Ubuntu 24.04のインストールガイド

【概要】Ubuntu 24.04 LTS(開発コードネーム: Noble Numbat)のインストール手順を解説する。公式ミラーサイトから日本語版インストールメディアをダウンロードし、言語設定、キーボードレイアウト、インターネット接続方式などの基本設定を順次実施する。ディスクのセットアップでは「ディスクを削除してUbuntuをインストール」を選択し、ユーザーアカウントの作成、タイムゾーンの設定を行う。インストール完了後は、ネットワーク設定やシステム更新などの初期設定を実施する。本バージョンは長期サポート(LTS)版であり、標準で2029年4月までサポートされる。

【目次】

  1. Ubuntu 24.04の基本情報
  2. インストール前の準備
  3. Ubuntu 24.04のダウンロード手順
  4. Ubuntu 24.04のインストール手順
  5. 初期設定:ネットワーク、セキュリティ、基本操作
  6. インストールと起動の問題解決ガイド

【関連する外部ページ】

入手先は以下のとおりである。

Ubuntu 24.04の基本情報

インストール前の準備

インストールを開始する前に、以下のシステム要件を満たしていることを確認し、必要な準備を行うこと。

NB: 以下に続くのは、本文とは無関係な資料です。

diff --git a/flashe_amd/csrc/kernels.hip b/flashe_amd/csrc/kernels.hip
--- a/flashe_amd/csrc/kernels.hip
+++ b/flashe_amd/csrc/kernels.hip
@@ -1026,14 +1026,17 @@
     if (t < M) q[t] = r[t] & mask;
 }
 
-template <int B, bool SINGLE, class SRC = void, class OT = uint32_t>
+template <int B, bool SINGLE, class SRC = void, class OT = uint32_t, int DM = 0>
 __device__ __forceinline__ void small_chain_fast32(const RoundKeys &rk, const LaneRegs lr, const uint32_t *pre_lds, int sbase, int n_streams,
                                                    const uint64_t *const *in_tab, uint64_t *const *out_tab, const CtrVar &xA, const CtrVar &xB,
                                                    uint64_t kA, uint64_t kB, uint32_t *sum32, bool prio,
-                                                   const uint32_t *__restrict__ te4, bool uni, uint32_t x3A, uint32_t x3B, const SRC *src = nullptr)
+                                                   const uint32_t *__restrict__ te4, bool uni, uint32_t x3A, uint32_t x3B, const SRC *src = nullptr,
+                                                   uint32_t *dm32 = nullptr)
 {
     constexpr int M = 128 / B;
     constexpr uint32_t mask = B >= 32 ? 0xffffffffu : ((1u << (B & 31)) - 1u);
+    static_assert(DM == 0 || (!SINGLE && sizeof(OT) == 4 && M >= 4), "the decrypt mask: double-mask compact chains, a block's mask words hold its raw first stream");
+    u128 f0A = 0, f0B = 0;
     uint32_t psA[M], psB[M], accA[M], accB[M];
 #pragma unroll
     for (int t = 0; t < M; t++) { psA[t] = 0u; psB[t] = 0u; accA[t] = 0u; accB[t] = 0u; }
@@ -1090,12 +1093,42 @@
             ctr_round1(pre, xB, s[1]);
             aes256_rounds<2, 2>(rk, lr, s, prio);
         }
+        if constexpr (DM != 0) {
+            if (c == 0) {
+                if constexpr (DM == 1) {
+                    f0A = words_to_u128(s[0]); f0B = words_to_u128(s[1]);
+                } else {
+                    u32x4_a4 a, b;
+                    a[0] = s[0][0]; a[1] = s[0][1]; a[2] = s[0][2]; a[3] = s[0][3];
+                    b[0] = s[1][0]; b[1] = s[1][1]; b[2] = s[1][2]; b[3] = s[1][3];
+                    *reinterpret_cast<u32x4_a4 *>(dm32 + kA) = a;
+                    *reinterpret_cast<u32x4_a4 *>(dm32 + kB) = b;
+                }
+            }
+        }
         emit(link, words_to_u128(s[0]), words_to_u128(s[1]), dA, dB);
     }
     if (sum32) {
         direct32_put<M>(sum32 + kA, accA, mask);
         direct32_put<M>(sum32 + kB, accB, mask);
     }
+    if constexpr (DM != 0) {
+        if constexpr (DM == 2) {
+            const uint32_t *qa = dm32 + kA, *qb = dm32 + kB;
+            asm volatile("" : "+v"(qa), "+v"(qb));
+            const u32x4_a4 a = *reinterpret_cast<const u32x4_a4 *>(qa), b = *reinterpret_cast<const u32x4_a4 *>(qb);
+            uint32_t wa[4] = {a[0], a[1], a[2], a[3]}, wb[4] = {b[0], b[1], b[2], b[3]};
+            f0A = words_to_u128(wa); f0B = words_to_u128(wb);
+        }
+        uint32_t mA[M], mB[M];
+#pragma unroll
+        for (int t = 0; t < M; t++) {
+            mA[t] = psA[t] - static_cast<uint32_t>(f0A >> (B * t));
+            mB[t] = psB[t] - static_cast<uint32_t>(f0B >> (B * t));
+        }
+        direct32_put<M>(dm32 + kA, mA, mask);
+        direct32_put<M>(dm32 + kB, mB, mask);
+    }
 }
 
 __device__ __forceinline__ u128 slot_diff(u128 prev, u128 cur, u128 top, int b)
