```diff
 __global__ __launch_bounds__(256) void k_cells_clear2(const uint32_t* __restrict__ key, uint32_t lo0, uint32_t hi0,
@@ -75,7 +189,7 @@
     return SPH_OK;
 }
 
-void table_forget(sph_ctx* c) { c->table.valid = false; c->table.left = TableLeft::NOTHING; }
+void table_forget(sph_ctx* c) { c->table.valid = false; c->table.left = TableLeft::NOTHING; c->table.items = false; }
 
 int launch_cells_clear(sph_ctx* c) {
     const CellTable& t = c->table;
@@ -126,8 +240,18 @@
 int launch_cells_build_range(sph_ctx* c, uint32_t lo, uint32_t hi, uint32_t seq) {
     if (hi <= lo) return SPH_OK;
     uint32_t* ends = (lo == c->own_off && hi == c->own_off + c->n) ? c->mm_count_host_dev + HW_FIRST_KEY : (uint32_t*)nullptr;
-    hipLaunchKernelGGL(k_cells_build, dim3(cells_build_blocks(hi - lo)), dim3(256), 0, c->stream, c->keyS, lo, hi, c->table.cells, ends,
-                       ends ? seq : 0u);
+    const uint32_t nb = cells_build_blocks(hi - lo);
+    if (ends && items_wanted(c)) {
+        hipLaunchKernelGGL(k_cells_build_items, dim3(nb), dim3(256), 0, c->stream, c->keyS, lo, hi, c->table.cells, ends, seq,
+                           c->item_mask, c->item_blk);
+        hipLaunchKernelGGL(k_items_scan, dim3(1), dim3(ITEMS_SCAN_THREADS), 0, c->stream, c->item_blk, nb, c->item_count);
+        hipLaunchKernelGGL(k_items_write, dim3(nb), dim3(256), 0, c->stream, c->item_mask, c->item_blk, lo, c->item_slot,
+                           c->item_count, c->mm_count_host_dev + HW_ITEMS);
+        SPH_HIP(hipGetLastError());
+        c->table.items = true; c->table.items_lo = lo; c->table.items_hi = hi;
+        return SPH_OK;
+    }
+    hipLaunchKernelGGL(k_cells_build, dim3(nb), dim3(256), 0, c->stream, c->keyS, lo, hi, c->table.cells, ends, ends ? seq : 0u);
     SPH_HIP(hipGetLastError());
     return SPH_OK;
 }
@@ -263,7 +387,7 @@
     }
 }
 
-template <class Load, class Store, class Work>
+template <int P = PIECE, class Load, class Store, class Work>
 __device__ __forceinline__ void traverse(const Hulls& H, Load&& load, Store&& store, Work&& work) {
     auto first_behind = [&](int r, uint32_t& a) {
         bool any = false;
@@ -281,14 +405,14 @@
 #pragma unroll
     for (int r = 0; r < 9; r++) {
         if (H.A[r] >= H.B[r]) continue;
-        for (uint32_t a = H.A[r]; a < H.B[r]; a += PIECE) {
+        for (uint32_t a = H.A[r]; a < H.B[r]; a += (uint32_t)P) {
             store();
             bool more = true;
-            a_next = a + PIECE;
+            a_next = a + (uint32_t)P;
             if (a_next >= H.B[r]) more = first_behind(r, a_next);
             if (more) load(a_next);
             wave_lds_sync();
-            work(r, a, min(a + PIECE, H.B[r]));
+            work(r, a, min(a + (uint32_t)P, H.B[r]));
             wave_lds_sync();
         }
     }
@@ -458,6 +582,142 @@
 #endif
             for (; __ballot(t < len) != 0ull; t += UNROLL) group(t, true);
             PAIR_STAT(11, t - stat_t0);
+        });
+    finish();
+}
+
+#ifndef SPH_DENS2_OCC
+#define SPH_DENS2_OCC 5
+#endif
+constexpr int DENS2_THREADS = 256;
+template <bool CLAMP>
+__global__ __launch_bounds__(DENS2_THREADS, SPH_DENS2_OCC) void k_density2(const float4* __restrict__ posi,
+                                                                           const uint32_t* __restrict__ keyS,
+                                                                           const uint2* __restrict__ cells,
+                                                                           float2* __restrict__ dp, float2* __restrict__ cw,
+                                                                           const uint32_t* __restrict__ item_slot,
+                                                                           const uint32_t* __restrict__ item_count,
+                                                                           Targets tg, GridDesc g, Phys ph) {
+    constexpr int ENT = (DENS2_THREADS / WAVE + 1) * PIECE2 + 8;
+    __shared__ float2 s_xy[ENT];
+    __shared__ __attribute__((aligned(8))) float s_z[ENT];
+    __shared__ __attribute__((aligned(8))) float s_zo_[ENT + 2];
+    float* const s_zo = s_zo_ + 2;
+    const uint32_t n_items = item_count[0];
+    const uint32_t nb = (n_items + (uint32_t)DENS2_THREADS - 1u) / (uint32_t)DENS2_THREADS;
+    if (blockIdx.x >= nb) return;
+    BlockOrder order = tg.order;
+    if ((nb >> 3) < (1u << (order.lb_sh + order.nl_sh))) order.nl_sh = 0u;
+    const uint32_t rot = max(nb >> 6, 1u);
+    const uint32_t block = ordered_block(blockIdx.x < rot ? nb - rot + blockIdx.x : blockIdx.x - rot, nb, order);
+    for (uint32_t k = threadIdx.x; k < ENT; k += DENS2_THREADS) {
+        s_xy[k] = make_float2(0.f, 0.f);
+        s_z[k] = 0.f;
+        s_zo_[k] = 0.f;
+        if (k < 2u) s_zo_[ENT + k] = 0.f;
+    }
+    __syncthreads();
+    const uint32_t wave = threadIdx.x >> 6, lane = threadIdx.x & 63u;
+    const uint32_t slice = wave * PIECE2;
+    const uint32_t first = (block * (uint32_t)(DENS2_THREADS / WAVE) + wave) * WAVE;
+    if (first >= n_items) return;
+    const bool active = first + lane < n_items;
+    const uint32_t ia = item_slot[active ? first + lane : n_items - 1u];
+    const uint32_t my_key = keyS[ia];
+    const bool two = ia + 1u < tg.hi && keyS[ia + 1u] == my_key;
+    const uint32_t ib = two ? ia + 1u : ia;
+    const float4 pa = posi[ia], pb = posi[ib];
+    Rows R;
+    lane_rows(cells, g, my_key, active, R);
+    Hulls H;
+    wave_hulls(R, H);
+    float4 q0, q1, q2, q3;
+    const uint32_t lane16 = lane << 4;
+    float acc_a = 0.f, acc_b = 0.f;
+    const float h2_v = in_vgpr(ph.h2);
+    auto pair_math = [&](float x, float y, float z, bool valid) {
+        const float ax = pa.x - x, ay = pa.y - y, az = pa.z - z;
+        const float bx = pb.x - x, by = pb.y - y, bz = pb.z - z;
+        float da = cut_below_zero<CLAMP>(fmaf(-az, az, fmaf(-ay, ay, fmaf(-ax, ax, h2_v))));
+        float db = cut_below_zero<CLAMP>(fmaf(-bz, bz, fmaf(-by, by, fmaf(-bx, bx, h2_v))));
+        da = valid ? da : 0.f;
+        db = valid ? db : 0.f;
+        acc_a = fmaf(da * da, da, acc_a);
+        acc_b = fmaf(db * db, db, acc_b);
+    };
+    auto finish = [&]() {
+        if (active) {
+            const float rho = acc_a * ph.poly6_mass;
+            const float p = fmaxf(0.f, ph.gas_constant * (rho - ph.rest_density));
+            dp[ia] = make_float2(rho, p);
+            cw[ia] = neighbour_terms(ph, rho, p);
+            if (two) {
+                const float rho_b = acc_b * ph.poly6_mass;
+                const float p_b = fmaxf(0.f, ph.gas_constant * (rho_b - ph.rest_density));
+                dp[ib] = make_float2(rho_b, p_b);
+                cw[ib] = neighbour_terms(ph, rho_b, p_b);
+            }
+        }
+    };
+    if (wave_has_long_hull(H, my_key, tg.direct_hull)) {
+        const uint32_t me = item_slot[active ? first + lane : n_items - 1u];
+        direct_rows(cells, g, keyS[me], active, [&](uint32_t l0, uint32_t len, uint32_t T) {
+            for (uint32_t t = 0; t < T; t += 2u) {
+                float4 q[2];
+#pragma unroll
+                for (uint32_t u = 0; u < 2u; u++) q[u] = posi[t + u < len ? l0 + t + u : me];
+#pragma unroll
+                for (uint32_t u = 0; u < 2u; u++) pair_math(q[u].x, q[u].y, q[u].z, t + u < len);
+            }
+        });
+        finish();
+        return;
+    }
+    traverse<PIECE2>(
+        H,
+        [&](uint32_t a) {
+            const float4* const p = posi + a;
+            q0 = lane_elem(p, lane16);
+            q1 = lane_elem(p + WAVE, lane16);
+            q2 = lane_elem(p + 2 * WAVE, lane16);
+            q3 = lane_elem(p + 3 * WAVE, lane16);
+        },
+        [&]() {
+            const uint32_t e = slice + lane;
+            s_xy[e] = make_float2(q0.x, q0.y);
+            s_z[e] = q0.z;
+            s_xy[e + WAVE] = make_float2(q1.x, q1.y);
+            s_z[e + WAVE] = q1.z;
+            s_xy[e + 2 * WAVE] = make_float2(q2.x, q2.y);
+            s_z[e + 2 * WAVE] = q2.z;
+            s_xy[e + 3 * WAVE] = make_float2(q3.x, q3.y);
+            s_z[e + 3 * WAVE] = q3.z;
+            s_zo[(int)e - 1] = q0.z;
+            s_zo[e + WAVE - 1u] = q1.z;
+            s_zo[e + 2 * WAVE - 1u] = q2.z;
+            s_zo[e + 3 * WAVE - 1u] = q3.z;
+        },
+        [&](int r, uint32_t a, uint32_t b) {
+            const uint32_t l0 = max(R.lo[r], a), l1 = min(R.hi[r], b);
+            const uint32_t len = l1 > l0 ? l1 - l0 : 0u;
+            const uint32_t rel = len ? l0 - a : 0u;
+            uint32_t idx = slice + rel;
+            const uint32_t tmin = wave_min_u32_uniform_first(len) & ~(uint32_t)(UNROLL - 1);
+            lds_v2f_ptr zp = (lds_v2f_ptr)(((rel & 1u) ? (const float*)s_zo - 1 : (const float*)s_z) + idx);
+            auto group = [&](uint32_t t, bool check) {
+#pragma unroll
+                for (int u = 0; u < UNROLL; u += 2) {
+                    const v2f xy0 = ((lds_v2f_ptr)s_xy)[idx + u], xy1 = ((lds_v2f_ptr)s_xy)[idx + u + 1];
+                    const v2f zz = zp[u >> 1];
+                    pair_math(xy0.x, xy0.y, zz.x, !check || t + u < len);
+                    pair_math(xy1.x, xy1.y, zz.y, !check || t + u + 1 < len);
+                }
+                idx += UNROLL;
+                zp += UNROLL / 2;
+            };
+            uint32_t t = 0;
+            for (; t < tmin; t += UNROLL) group(t, false);
+            for (; __ballot(t < len) != 0ull; t += UNROLL) group(t, true);
         });
     finish();
 }
@@ -1297,11 +1557,25 @@
     return SPH_OK;
 }
 
+static int launch_density_items(sph_ctx* c, Targets tg) {
+    const uint32_t n = tg.hi - tg.lo, hint = c->mm_count_host[HW_ITEMS];
+    const uint32_t items = hint >= (n + 1u) / 2u && hint <= n ? hint : n / 2u + n / 32u;
+    tg.order = block_order(c, ceil_div(items, (uint32_t)DENS2_THREADS), c->order_ztile_dens);
+#define SPH_LAUNCH_DENSITY2(CL)                                                                                                 \
+    hipLaunchKernelGGL((k_density2<CL>), dim3(ceil_div(n, (uint32_t)DENS2_THREADS)), dim3(DENS2_THREADS), 0, c->stream, c->posi, \
+                       c->keyS, c->table.cells, c->dp, c->cw, c->item_slot, c->item_count, tg, c->grid, c->phys)
+    if (pair_clamp(c)) SPH_LAUNCH_DENSITY2(true); else SPH_LAUNCH_DENSITY2(false);
+#undef SPH_LAUNCH_DENSITY2
+    SPH_HIP(hipGetLastError());
+    return SPH_OK;
+}
+
 int launch_density_hole(sph_ctx* c, uint32_t lo, uint32_t hi, uint32_t hole_lo, uint32_t hole_hi) {
     if (hi <= lo) return SPH_OK;
     uint32_t threads;
     Targets tg = targets_with_hole(lo, hi, hole_lo, hole_hi, threads);
     tg.direct_hull = c->direct_hull;
+    if (tg.gap_len == 0u && items_wanted(c) && items_live(c, lo, hi)) return launch_density_items(c, tg);
     const uint32_t bt = c->precision == SPH_PRECISION_MIXED_F16 ? (uint32_t)PAIR_THREADS : (small_blocks(c) ? (uint32_t)SMALL_THREADS_PAIR : (uint32_t)DENS_THREADS);
     tg.order = block_order(c, ceil_div(threads, bt), c->order_ztile_dens);
     return launch_density_targets(c, tg, threads);
diff --git a/include/sph_hip.h b/include/sph_hip.h
--- a/include/sph_hip.h
+++ b/include/sph_hip.h
@@ -276,6 +276,8 @@
  int sph_set_sort_mode(sph_ctx* c, int merge);
  int sph_set_direct_hull(sph_ctx* c, uint32_t slots);
  int sph_set_pair_small_launch(sph_ctx* c, uint32_t slots);
+ int sph_set_density_pairs(sph_ctx* c, int on);
+ int sph_get_items(sph_ctx* c, uint32_t max_items, uint32_t* item_slot);
  int sph_set_block_order(sph_ctx* c, int xcd, int ztile, uint32_t strip_blocks_log2);
  int sph_last_sort_skipped(const sph_ctx* c);
 
```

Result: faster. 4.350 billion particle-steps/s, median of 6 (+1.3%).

システム設定項目(事前に決めておく事項/調べておく事項)

以下の項目は、インストール中に設定を求められる。事前に内容を決めておくとスムーズである。

設定項目 データ型 設定例 備考
OSの種類 文字列 Ubuntu 24.04 LTS(開発コードネーム: Noble Numbat) インストールするOSのバージョンである。
アーキテクチャ 文字列 amd64(64ビット x86_64 アーキテクチャ) システム要件を満たす一般的な64ビットPC向けのアーキテクチャである。
コンピュータの名前 文字列 ubuntu2404 ネットワーク上でPCを識別する名前である。半角英数字とハイフンが使用可能である(例: my-ubuntu-pc)。ネットワーク内で一意になるように設定する。
ドメイン名(インターネットのドメイン) 文字列 kkaneko.jp 所属するネットワークドメイン名である。不明な場合や個人利用の場合は空欄でも構わない。
ネットワークアドレスは固定IPアドレスかDHCPか 選択肢 DHCPを利用する/固定IPアドレスを設定する ネットワーク接続方法を選択する。下記「ネットワーク設定について」を参照。
IPアドレスIPアドレス(固定IPの場合)固定IPアドレスを使用する場合に設定する。
ネットマスク文字列(固定IPの場合)固定IPアドレスを使用する場合に設定する。
ブロードキャストアドレス文字列(固定IPの場合)通常は自動計算される。
デフォルトルータ(ゲートウェイ)IPアドレスまたは完全修飾形式のホスト名(固定IPの場合)固定IPアドレスを使用する場合に設定する。通常はルーターのIPアドレスである。
DNSサーバ(ネームサーバ)IPアドレスまたは完全修飾形式のホスト名(固定IPの場合)固定IPアドレスを使用する場合に設定する。通常はルーターのIPアドレスやプロバイダ指定のDNSサーバである。
初期ユーザーのフルネーム 文字列 Kunihiko Kaneko システムに表示されるユーザーの氏名である(例: Taro Yamada)。
初期ユーザーのユーザー名 文字列 kaneko ログイン時に使用するアカウント名である。半角英小文字、数字、ハイフン、アンダースコアなどが推奨される(例: taro)。
初期ユーザーのパスワード 文字列 <秘密の文字列> ログイン時に使用するパスワードである。推測されにくい複雑なものを設定すること。
特権ユーザーのパスワード(rootのパスワード) 文字列 <秘密の文字列> 通常は設定不要である。Ubuntuでは一般的に `sudo` コマンドで管理者権限を行使するため、rootアカウントを直接有効化することは推奨されない。設定する場合は初期ユーザーとは別の、より強固なパスワードを推奨する。
ロケール 文字列 ja_JP.UTF-8 または C システムで使用する言語や地域設定である。「ja_JP.UTF-8」は日本語環境、「C」は基本的な英語環境(POSIXロケール)を意味する。
タイムゾーン 文字列 Asia/Tokyo システム時刻の基準となる地域である。
システムコンソールのキーマップ 文字列 日本語/日本語 または 英語(US)/英語(US) インストール画面やCUI環境でのキーボード配列である。

ネットワーク設定について:

Ubuntu 24.04のダウンロード手順

  1. 公式のUbuntuミラーサイトのポータルページまたは公式サイトにアクセスする

    注記:ミラーサイトを利用すると、地理的に近いサーバーからダウンロードできるため、公式サーバーの負荷を分散し、ダウンロード速度が向上する場合がある。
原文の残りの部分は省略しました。